I don't need no stinkin' Bill O' Rights. I am well endowed by my Creator with un-alienable rights goddammit!
This is a point that most liberals really don't comprehend.
The Bill of Rights merely lists some of the rights that we are endowed with by our Creator. It does not itself guarantee our rights, nor does it enumerate all of them. The list itself does not limit the rights we've been endowed with by our Creator. And the Supreme Court isn't our protector.
And of course the Supreme Court will rule that the 2nd Amendment will be incorporated upon the states. Just like all the other rights. They shouldn't need to do it, but if it keeps the doddering old fools in wine and cheese and cases, let them do these one at a time if they so please.
God gave us the rights ... not men.
And anyone who disagrees can take it up with my 12 gauge.
But can someone who disagrees take it up with your m249? What about 100 years from now your great grandkid's plasma rifle?
Somewhat toungue in cheek, but also somewhat serious. If we had the courts 100 years ago that we have today, you wouldn't be able to own a 12 gauge. You should just be contintent with your continental army edition black powder musket.
Technology and time will render the 2nd amendment pretty much meaningless. New classes of weapons will be regulated out of existence for private owners, rendering the 2nd amendment relatively toothless and quaint.
250 years ago you could own the exact same weapons as the military. I'm not arguing for the sale of true assault weapons at Walmart here, but I am pointing out the concern that if the 2nd Amendment is designed to protect our liberty, and to allow citizens to protect themselves from tyranny, then technology progress combined with regulation is rendering (has rendered?) it obsolete.
We'll probably be dead before its an issue though...
A plasma rifle sounds cool...
And, yes, some people read the 2nd Amendment as saying that Rhode Island - or even just Providence - can develop their own nuclear arsenal, as part of their own local militia.
The point that is consistently lost, particularly to liberals but not only, is that the founders recognized how tyranny grows if people aren't enabled to physically stop it.

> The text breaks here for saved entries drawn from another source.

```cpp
template <bool RBK>
__global__ void __launch_bounds__(256) k_ro_step(const RoStepArgs sa) {
    warm_kernargs<(sizeof(RoStepArgs) < 1024 ? sizeof(RoStepArgs) : 1024)>();
    const RoArgs& a = sa.a;
    __shared__ __attribute__((aligned(16))) float Xs[RS_B * RS_LD];
    __shared__ __attribute__((aligned(16))) float Ws[RO_CW * RS_LD];
    __shared__ __attribute__((aligned(16))) float W1t[RO_CW * RS_LD];
    __shared__ __attribute__((aligned(16))) float scratch[2 * RS_B * RO_CW];
    __shared__ __attribute__((aligned(16))) float xn[RS_B * RO_CW];
    __shared__ __attribute__((aligned(16))) float y1c[RS_B * RO_CW];
    __shared__ __attribute__((aligned(16))) float zs[2048];
    __shared__ __attribute__((aligned(16))) float W2c[64 * RO_CW];
    __shared__ __attribute__((aligned(16))) float sc_s[RS_K], sh_s[RS_K], mean1_s[RS_K], rstd1_s[RS_K];
    __shared__ int perm_s[256];
    __shared__ double red[2][256];
    __shared__ float c2[6][RO_CW];
    __shared__ double lossp_s[2];
    const int hd = blockIdx.x, ch = blockIdx.y, j0 = ch * RO_CW, nch = gridDim.y;
    const int Bt = a.B, rb = RBK ? (int)blockIdx.z : 0, r0 = rb * RS_B, nrb = RBK ? sa.nrb : 1;
    const int B = RBK ? min(RS_B, Bt - r0) : Bt, K = a.H, C = a.C, ld = RS_LD, K4 = K / 4, BC = B * C, BCt = Bt * C;
    int* const cbar = RBK ? sa.sync + (hd * RBK_MAXRB + rb) * 2 : sa.sync + hd * 2;
    int* const gbar = sa.sync + 3 * RBK_MAXRB * 2 + (hd * nch + ch) * 4;
    double* const xch = RBK ? sa.xch + (size_t)(hd * nch + ch) * RBK_XCH : nullptr;
    const RoHead& h = a.h[hd];
    const int l = threadIdx.x & 63, w = threadIdx.x >> 6, j = l & 15, lk = l >> 4;
    const int rl = threadIdx.x / RO_CW;
    float* dyh = scratch;
    float* yn = scratch + RS_B * RO_CW;
    double (*red8)[256] = reinterpret_cast<double (*)[256]>(scratch);
    const int B16 = (B + 15) & ~15, ntiles = B16 / 16;
    const bool duty_out = ch == 1 % nch, duty_loss = ch == 2 % nch, duty_db2 = ch == 3 % nch,
               duty_xco = ch == 4 % nch, duty_run1 = ch == 5 % nch;

    RO_CLK(40);
    const bool colfix = 256 % K4 == 0;
    float sf[4] = {0.f, 0.f, 0.f, 0.f}, qf[4] = {0.f, 0.f, 0.f, 0.f}, pvt[4] = {0.f, 0.f, 0.f, 0.f};
    int nst = 0;
    auto add_stats = [&](const float4 v) {
        const float vv[4] = {v.x, v.y, v.z, v.w};
#pragma unroll
        for (int c = 0; c < 4; ++c) {
            pvt[c] = nst == 0 ? vv[c] : pvt[c];
            const float d = vv[c] - pvt[c];
            sf[c] += d; qf[c] = fmaf(d, d, qf[c]);
        }
        ++nst;
    };
    int pv = hd == 2 ? (int)a.perm[r0 + min((int)threadIdx.x, B - 1)] : 0;
    float g2 = h.bn2.gamma[j0 + j], b2n = h.bn2.beta[j0 + j], rm2 = h.bn2.run_mean[j0 + j], rv2 = h.bn2.run_var[j0 + j];
    float bias1 = h.b1[j0 + j];
    float rm1 = h.bn1.run_mean[min((int)threadIdx.x, K - 1)], rv1 = h.bn1.run_var[min((int)threadIdx.x, K - 1)];
    int ylab = (int)a.y[r0 + min((int)threadIdx.x, B - 1)];
    {
        RoBatch<float4, 2> bw;
        RoBatch<float, 8> bt;
        RoBatch<float, 4> bw2;
        ro_issue(bw, RO_CW, K4, [&](int jj, int c) { return *reinterpret_cast<const float4*>(h.W1 + (size_t)(j0 + jj) * K + c * 4); });
        ro_issue(bt, K, RO_CW, [&](int jj, int ii) { return h.W1[(size_t)jj * K + j0 + ii]; });
        ro_issue(bw2, C, RO_CW, [&](int c, int jj) { return h.W2[(size_t)c * K + j0 + jj]; });
        auto commit_weights = [&]() {
            ro_commit(bw, RO_CW, K4, [&](int jj, int c, const float4 v) { *reinterpret_cast<float4*>(Ws + jj * ld + c * 4) = v; });
            ro_commit(bt, K, RO_CW, [&](int jj, int ii, float v) { W1t[ii * ld + jj] = v; });
            ro_commit(bw2, C, RO_CW, [&](int c, int jj, float v) { W2c[c * RO_CW + jj] = v; });
            asm volatile("" : "+v"(g2), "+v"(b2n), "+v"(rm2), "+v"(rv2), "+v"(bias1), "+v"(ylab), "+v"(rm1), "+v"(rv1));
        };
        RoBatch<float4, 16> bx;
        if (hd == 2) {
            asm volatile("" : "+v"(pv));
            perm_s[threadIdx.x] = pv;
            __syncthreads();
            RoBatch<float4, 16> bp;
            ro_issue(bx, B, K4, [&](int b, int c) { return *reinterpret_cast<const float4*>(a.pooled + (size_t)(Bt + r0 + b) * K + c * 4); });
            ro_issue(bp, B, K4, [&](int b, int c) { return *reinterpret_cast<const float4*>(a.pooled + (size_t)perm_s[b] * K + c * 4); });
            commit_weights();
            ro_commit2(bx, bp, B, K4, [&](int b, int c, const float4 o, const float4 p) {
                const float4 v = make_float4(p.x + o.x, p.y + o.y, p.z + o.z, p.w + o.w);
                *reinterpret_cast<float4*>(Xs + b * ld + c * 4) = v;
                if (colfix) add_stats(v);
                if (duty_xco) *reinterpret_cast<float4*>(a.xco + (size_t)(r0 + b) * K + c * 4) = v;
            });
            if (duty_xco && (int)threadIdx.x < B) a.iperm[pv] = r0 + threadIdx.x;
        } else {
            const float* src = a.pooled + (hd == 0 ? (size_t)0 : (size_t)Bt * K) + (size_t)r0 * K;
            ro_issue(bx, B, K4, [&](int b, int c) { return *reinterpret_cast<const float4*>(src + (size_t)b * K + c * 4); });
            commit_weights();
            ro_commit(bx, B, K4, [&](int b, int c, const float4 v) {
                *reinterpret_cast<float4*>(Xs + b * ld + c * 4) = v;
                if (colfix) add_stats(v);
            });
        }
        __syncthreads();
    }
    RO_CLK(41);
    {
        const int np = 256 / K4, cg = threadIdx.x % K4, part = threadIdx.x / K4;
        if (!colfix && part < np) {
#pragma unroll 4
            for (int b = part; b < B; b += np) add_stats(*reinterpret_cast<const float4*>(Xs + b * ld + 4 * cg));
        }
#pragma unroll
        for (int c = 0; c < 4; ++c) {
            const double P = (double)pvt[c], S0 = (double)sf[c], n0 = (double)nst;
            red8[c][threadIdx.x] = S0 + n0 * P;
            red8[4 + c][threadIdx.x] = (double)qf[c] + 2.0 * P * S0 + n0 * P * P;
        }
        __syncthreads();
        double SQ[2] = {0.0, 0.0};
        if ((int)threadIdx.x < K) {
            const int g = threadIdx.x >> 2, c = threadIdx.x & 3;
            for (int p = 0; p < np; ++p) { SQ[0] += red8[c][p * K4 + g]; SQ[1] += red8[4 + c][p * K4 + g]; }
        }
        if (RBK) rbk_total<2>(SQ, threadIdx.x, K, xch, nrb, rb, gbar + 0, sa.status);
        if ((int)threadIdx.x < K) {
            const int k = threadIdx.x;
            const double S = SQ[0], Q = SQ[1];
            float sc, sh, mean, rstd;
            ro_bn_from_sums(h.bn1, k, S, Q, sc, sh, mean, rstd);
            sc_s[k] = sc; sh_s[k] = sh; mean1_s[k] = mean; rstd1_s[k] = rstd;
            if (duty_run1 && rb == 0) {
                const double m = S * (double)h.bn1.inv_n;
                double v = Q * (double)h.bn1.inv_n - m * m;
                if (v < 0.0) v = 0.0;
                h.bn1.run_mean[k] = 0.9f * rm1 + 0.1f * (float)m;
                h.bn1.run_var[k] = 0.9f * rv1 + 0.1f * (float)(v * (double)h.bn1.unbias);
                if (k == 0 && h.bn1.nbt) *h.bn1.nbt += 1;
            }
        }
        __syncthreads();
    }
    RO_CLK(42);
    for (int idx = threadIdx.x; idx < B16 * RO_CW; idx += 256) {
        const int b = idx / RO_CW, ii = idx % RO_CW;
        xn[idx] = b < B ? Xs[b * ld + j0 + ii] : 0.f;
    }
    ro_f32x4 acc[4] = {};
    ro_mfma_rowk<true>(ntiles, K, Xs, ld, B, Ws, sc_s, sh_s, acc);
    float s1 = 0.f, s2 = 0.f, pv2 = 0.f;
    int n2 = 0;
#pragma unroll
    for (int t = 0; t < 4; ++t)
#pragma unroll
        for (int r = 0; r < 4; ++r) {
            const int b = (w + 4 * t) * 16 + lk * 4 + r;
            const float v = b < B ? fmaxf(acc[t][r] + bias1, 0.f) : 0.f;
            if (b < B) y1c[b * RO_CW + j] = v;
            pv2 = (b < B && n2 == 0) ? v : pv2;
            const float d = b < B ? v - pv2 : 0.f;
            n2 += b < B ? 1 : 0;
            s1 += d; s2 = fmaf(d, d, s2);
        }
    RO_CLK(43);
    {
        const double P = (double)pv2, S0 = (double)s1, n0 = (double)n2;
        red[0][threadIdx.x] = S0 + n0 * P; red[1][threadIdx.x] = (double)s2 + 2.0 * P * S0 + n0 * P * P;
    }
    __syncthreads();
    double SQ2[2] = {0.0, 0.0};
    if (threadIdx.x < RO_CW)
        for (int p = 0; p < 16; ++p) { SQ2[0] += red[0][p * RO_CW + threadIdx.x]; SQ2[1] += red[1][p * RO_CW + threadIdx.x]; }
    if (RBK) rbk_total<2>(SQ2, threadIdx.x, RO_CW, xch + RBK_O1, nrb, rb, gbar + 1, sa.status);
    if (threadIdx.x < RO_CW) {
        const double S = SQ2[0], Q = SQ2[1];
        if (rb == 0) { h.st2_sum[j0 + threadIdx.x] = S; h.st2_sq[j0 + threadIdx.x] = Q; }
        const double m = S * (double)h.bn2.inv_n;
        double v = Q * (double)h.bn2.inv_n - m * m;
        if (v < 0.0) v = 0.0;
        c2[0][threadIdx.x] = (float)m; c2[1][threadIdx.x] = 1.0f / sqrtf((float)v + h.bn2.eps);
        c2[2][threadIdx.x] = g2; c2[3][threadIdx.x] = b2n;
        if (rb == 0) {
            h.bn2.run_mean[j0 + threadIdx.x] = 0.9f * rm2 + 0.1f * (float)m;
            h.bn2.run_var[j0 + threadIdx.x] = 0.9f * rv2 + 0.1f * (float)(v * (double)h.bn2.unbias);
            if (ch == 0 && threadIdx.x == 0 && h.bn2.nbt) *h.bn2.nbt += 1;
        }
    }
    __syncthreads();
    const float mean2 = c2[0][j], rstd2 = c2[1][j], gam2 = c2[2][j], bet2 = c2[3][j];
    {
        const float sc = gam2 * rstd2, sh = bet2 - mean2 * sc;
        for (int b = rl; b < B; b += 16) yn[b * RO_CW + j] = fmaf(y1c[b * RO_CW + j], sc, sh);
    }
    __syncthreads();
    {
        float* zp = sa.zpart + ((size_t)hd * nch + ch) * BCt + (size_t)r0 * C;
        for (int o = threadIdx.x; o < BC; o += 256) {
            const int b = o / C, c = o % C;
            const float4* yr = reinterpret_cast<const float4*>(yn + b * RO_CW);
            const float4* wr = reinterpret_cast<const float4*>(W2c + c * RO_CW);
            zp[o] = dot4(yr[3], wr[3], dot4(yr[2], wr[2], dot4(yr[1], wr[1], dot4(yr[0], wr[0], 0.f))));
        }
    }
    RO_CLK(44);
    ro_step_barrier(cbar, nch, sa.status);
    RO_CLK(45);

    for (int o0 = 0; o0 < BC; o0 += 512) {
        float pz[2][8], bz[2];
#pragma unroll
        for (int v = 0; v < 2; ++v) {
            const int o = min(o0 + v * 256 + (int)threadIdx.x, BC - 1);
            bz[v] = h.b2[o % C];
#pragma unroll
            for (int p = 0; p < 8; ++p) pz[v][p] = sa.zpart[((size_t)hd * nch + min(p, nch - 1)) * BCt + (size_t)r0 * C + o];
        }
#pragma unroll
        for (int v = 0; v < 2; ++v) {
            ro_pin(bz[v]);
#pragma unroll
            for (int p = 0; p < 8; ++p) ro_pin(pz[v][p]);
        }
#pragma unroll
        for (int v = 0; v < 2; ++v) {
            const int o = o0 + v * 256 + (int)threadIdx.x;
            float z = 0.f;
#pragma unroll
            for (int p = 0; p < 8; ++p) z += p < nch ? pz[v][p] : 0.f;
            z += bz[v];
            if (o < BC) {
                zs[o] = z;
                if (duty_out) a.zl[(size_t)hd * BCt + (size_t)r0 * C + o] = z;
            }
        }
    }
    __syncthreads();
    float lv = 0.f, cv = 0.f;
    if ((int)threadIdx.x < B) {
        const int b = threadIdx.x;
        const float u = 1.0f / (float)C, invB = 1.0f / (float)Bt, logu = logf(u);
// ... 30 lines not shown
            for (int k = 0; k < C; ++k) m = fmaxf(m, zr[k]);
            float se = 0.f;
            for (int k = 0; k < C; ++k) se += expf(zr[k] - m);
            const float lse = m + logf(se);
            for (int k = 0; k < C; ++k) finish(k, zr[k], lse);
        }
        lv = (float)lrow; cv = arg == yy ? 1.f : 0.f;
    }
    if (duty_loss) {
        double ls = (double)lv, cs = (double)cv;
#pragma unroll
        for (int o = 32; o > 0; o >>= 1) { ls += __shfl_xor(ls, o, 64); cs += __shfl_xor(cs, o, 64); }
        if (l == 0) { red[0][w] = ls; red[1][w] = cs; }
        __syncthreads();
        if (threadIdx.x == 0) {
            const double lsum = red[0][0] + red[0][1] + red[0][2] + red[0][3], csum = red[1][0] + red[1][1] + red[1][2] + red[1][3];
            if (RBK) { lossp_s[0] = lsum; lossp_s[1] = csum; }
            else {
                a.stats[1 + hd] = (float)(lsum / (double)Bt);
                a.stats[hd == 1 ? 4 : (hd == 0 ? 5 : 6)] = (float)csum;
            }
        }
    }
    __syncthreads();
    RO_CLK(46);
    const float* dzs = zs;
    double db1_keep = 0.0, db2_keep = 0.0;
    {
        float t1f = 0.f, t2f = 0.f;
        float dq[8] = {0.f, 0.f, 0.f, 0.f, 0.f, 0.f, 0.f, 0.f};
        for (int c = 0; c < C; ++c) {
            const float wc2 = W2c[c * RO_CW + j];
            float dzv[8];
#pragma unroll
            for (int qq = 0; qq < 8; ++qq) dzv[qq] = dzs[min(rl + 16 * qq, B - 1) * C + c];
#pragma unroll
            for (int qq = 0; qq < 8; ++qq) dq[qq] = fmaf(dzv[qq], wc2, dq[qq]);
        }
#pragma unroll
        for (int qq = 0; qq < 8; ++qq) {
            const int b = rl + 16 * qq;
            const float yv = y1c[min(b, B - 1) * RO_CW + j];
            if (b < B) {
                const float n = (yv - mean2) * rstd2;
                dyh[b * RO_CW + j] = dq[qq];
                t1f += dq[qq]; t2f = fmaf(dq[qq], n, t2f);
            }
        }
        double t1 = (double)t1f, t2 = (double)t2f;
        red[0][threadIdx.x] = t1; red[1][threadIdx.x] = t2;
        __syncthreads();
        if (rl == 0) for (int p = 1; p < 16; ++p) { t1 += red[0][p * RO_CW + j]; t2 += red[1][p * RO_CW + j]; }
        if (RBK) {
            double tt[2] = {rl == 0 ? t1 : 0.0, rl == 0 ? t2 : 0.0};
            if (threadIdx.x == RO_CW) { tt[0] = duty_loss ? lossp_s[0] : 0.0; tt[1] = duty_loss ? lossp_s[1] : 0.0; }
            rbk_total<2>(tt, threadIdx.x, RO_CW + 1, xch + RBK_O2, nrb, rb, gbar + 2, sa.status);
            t1 = tt[0]; t2 = tt[1];
            if (threadIdx.x == RO_CW && duty_loss && rb == 0) {
                a.stats[1 + hd] = (float)(tt[0] / (double)Bt);
                a.stats[hd == 1 ? 4 : (hd == 0 ? 5 : 6)] = (float)tt[1];
            }
        }
        if (rl == 0) {
            if (rb == 0) { h.d2_sum[j0 + j] = t1; h.d2_prod[j0 + j] = t2; }
            c2[4][j] = (float)(t1 * (double)h.bn2.inv_n); c2[5][j] = (float)(t2 * (double)h.bn2.inv_n);
        }
        __syncthreads();
        const float m1 = c2[4][j], m2 = c2[5][j], gs = gam2 * rstd2;
        float sbf = 0.f;
#pragma unroll
        for (int qq = 0; qq < 8; ++qq) {
            const int b = rl + 16 * qq;
            if (b < B) {
                const float yv = y1c[b * RO_CW + j];
                const float n = (yv - mean2) * rstd2;
                const float dy = yv > 0.f ? gs * (dyh[b * RO_CW + j] - m1 - n * m2) : 0.f;
                a.dy1[((size_t)hd * Bt + r0 + b) * K + j0 + j] = dy;
                sbf += dy;
            }
        }
        double sb = (double)sbf;
        red[0][threadIdx.x] = sb;
        __syncthreads();
        if (rl == 0) {
            for (int p = 1; p < 16; ++p) sb += red[0][p * RO_CW + j];
            if (RBK) db1_keep = sb; else h.db1[j0 + j] = sb;
        }
    }
    RO_CLK(47);
    ro_step_arrive(cbar + 1);
    RO_CLK(48);
    ro_step_wait(cbar + 1, nch, sa.status);
    RO_CLK(49);
    float* Ds = Xs;
    RoBatch<float4, 16> bd;
    ro_issue(bd, B, K4, [&](int b, int c) { return *reinterpret_cast<const float4*>(a.dy1 + ((size_t)hd * Bt + r0 + b) * K + c * 4); });
    if (duty_db2) {
        const int np = 256 / C, c = threadIdx.x % C, part = threadIdx.x / C;
        double sdz = 0.0;
        if (part < np) for (int b = part; b < B; b += np) sdz += (double)dzs[b * C + c];
        red[0][threadIdx.x] = sdz;
        __syncthreads();
        if (part == 0) {
            for (int p2 = 1; p2 < np; ++p2) sdz += red[0][p2 * C + c];
            if (RBK) db2_keep = sdz; else h.db2[c] = sdz;
        }
        __syncthreads();
    }
    {
        const int nout = C * RO_CW;
        float* fred = dyh;
        for (int o0 = 0; o0 < nout; o0 += 256) {
            const int no = min(256, nout - o0), np = 256 / no;
            const int o = o0 + threadIdx.x % no, part = threadIdx.x / no;
            const int c = o / RO_CW, jj = o % RO_CW;
            float accw = 0.f;
            if (part < np) {
#pragma unroll 4
                for (int b = part; b < B; b += np) accw = fmaf(dzs[b * C + c], yn[b * RO_CW + jj], accw);
            }
            __syncthreads();
            fred[threadIdx.x] = accw;
            __syncthreads();
            if (part == 0) {
                for (int p = 1; p < np; ++p) accw += fred[p * no + threadIdx.x];
                (RBK ? sa.gw2_slab + ((size_t)hd * nrb + rb) * C * K : h.gW2)[(size_t)c * K + j0 + jj] = accw;
            }
        }
    }
    ro_commit(bd, B, K4, [&](int b, int c, const float4 v) { *reinterpret_cast<float4*>(Ds + b * ld + c * 4) = v; });
    for (int idx = threadIdx.x; idx < (B16 - B) * ld; idx += 256) Ds[B * ld + idx] = 0.f;
    __syncthreads();
    RO_CLK(50);
    const int i = j, i0 = j0;
    const float mean1 = mean1_s[i0 + i], rstd1 = rstd1_s[i0 + i], gs1 = sc_s[i0 + i], sh1 = sh_s[i0 + i];
    ro_f32x4 dacc[4] = {};
    ro_mfma_rowk<false>(ntiles, K, Ds, ld, B, W1t, nullptr, nullptr, dacc);
    float u1 = 0.f, u2 = 0.f;
#pragma unroll
    for (int t = 0; t < 4; ++t)
#pragma unroll
        for (int r = 0; r < 4; ++r) {
            const int b = (w + 4 * t) * 16 + lk * 4 + r;
            const float n = (xn[min(b, B16 - 1) * RO_CW + i] - mean1) * rstd1;
            const float dv = b < B ? dacc[t][r] : 0.f;
            u1 += dv; u2 = fmaf(dv, n, u2);
        }
    red[0][threadIdx.x] = (double)u1; red[1][threadIdx.x] = (double)u2;
    __syncthreads();
    {
        double uu[4] = {0.0, 0.0, 0.0, 0.0};
        if (threadIdx.x < RO_CW)
            for (int p = 0; p < 16; ++p) { uu[0] += red[0][p * RO_CW + threadIdx.x]; uu[1] += red[1][p * RO_CW + threadIdx.x]; }
        if (RBK) {
            uu[2] = threadIdx.x < RO_CW ? db1_keep : 0.0;
            uu[3] = (duty_db2 && (int)threadIdx.x < C) ? db2_keep : 0.0;
            rbk_total<4>(uu, threadIdx.x, 64, xch + RBK_O3, nrb, rb, gbar + 3, sa.status);
            if (rb == 0) {
                if (threadIdx.x < RO_CW) h.db1[j0 + threadIdx.x] = uu[2];
                if (duty_db2 && (int)threadIdx.x < C) h.db2[threadIdx.x] = uu[3];
            }
        }
        if (threadIdx.x < RO_CW) {
            const double S = uu[0], Q = uu[1];
            if (rb == 0) { h.d1_sum[i0 + threadIdx.x] = S; h.d1_prod[i0 + threadIdx.x] = Q; }
            c2[4][threadIdx.x] = (float)(S * (double)h.bn1.inv_n); c2[5][threadIdx.x] = (float)(Q * (double)h.bn1.inv_n);
        }
    }
    __syncthreads();
    {
        const float m1 = c2[4][i], m2 = c2[5][i];
#pragma unroll
        for (int t = 0; t < 4; ++t)
#pragma unroll
            for (int r = 0; r < 4; ++r) {
                const int b = (w + 4 * t) * 16 + lk * 4 + r;
                if (b < B) {
                    const float xr = xn[b * RO_CW + i];
                    const float n = (xr - mean1) * rstd1;
                    a.dxin[((size_t)hd * Bt + r0 + b) * K + i0 + i] = gs1 * (dacc[t][r] - m1 - n * m2);
                    xn[b * RO_CW + i] = fmaf(xr, gs1, sh1);
                }
            }
    }
    __syncthreads();
    RO_CLK(51);
    ro_f32x4 wacc[4] = {};
    ro_mfma_tiles(K / 16, B16, [&](int row, int k) { return Ds[k * ld + min(row, K - 1)]; },
                  [&](int k, int col) { return xn[k * RO_CW + col]; }, wacc);
#pragma unroll
    for (int t = 0; t < 4; ++t)
        if (w + 4 * t < K / 16) {
#pragma unroll
            for (int r = 0; r < 4; ++r)
                (RBK ? sa.gw1_slab + ((size_t)hd * nrb + rb) * K * K : h.gW1)[(size_t)((w + 4 * t) * 16 + lk * 4 + r) * K + i0 + i] = wacc[t][r];
        }
    RO_CLK(52);
}

}
```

Not just at the ballot box, although that is clearly preferred, but through confrontation if necessary. That is, indeed, the intent of the 2nd Amendment.
The founders weren't anarchists, and they certainly weren't traitors to their own Constitution. They merely recognized just how powerful evil is - and how sometimes you have to stop it at the tip of a bayonet. Or worse.
You are correct, but only to a certain point, re: how quaint our weapons will be. For whatever reason, the old Yamamoto quote of their being a rifle behind every blade of grass is making the rounds again. It's a real quote, and there's certainly enough truth in it. There are plenty of situations where a group of people armed with deer loads would give the local police more than they could possibly handle. Even if they had ray guns...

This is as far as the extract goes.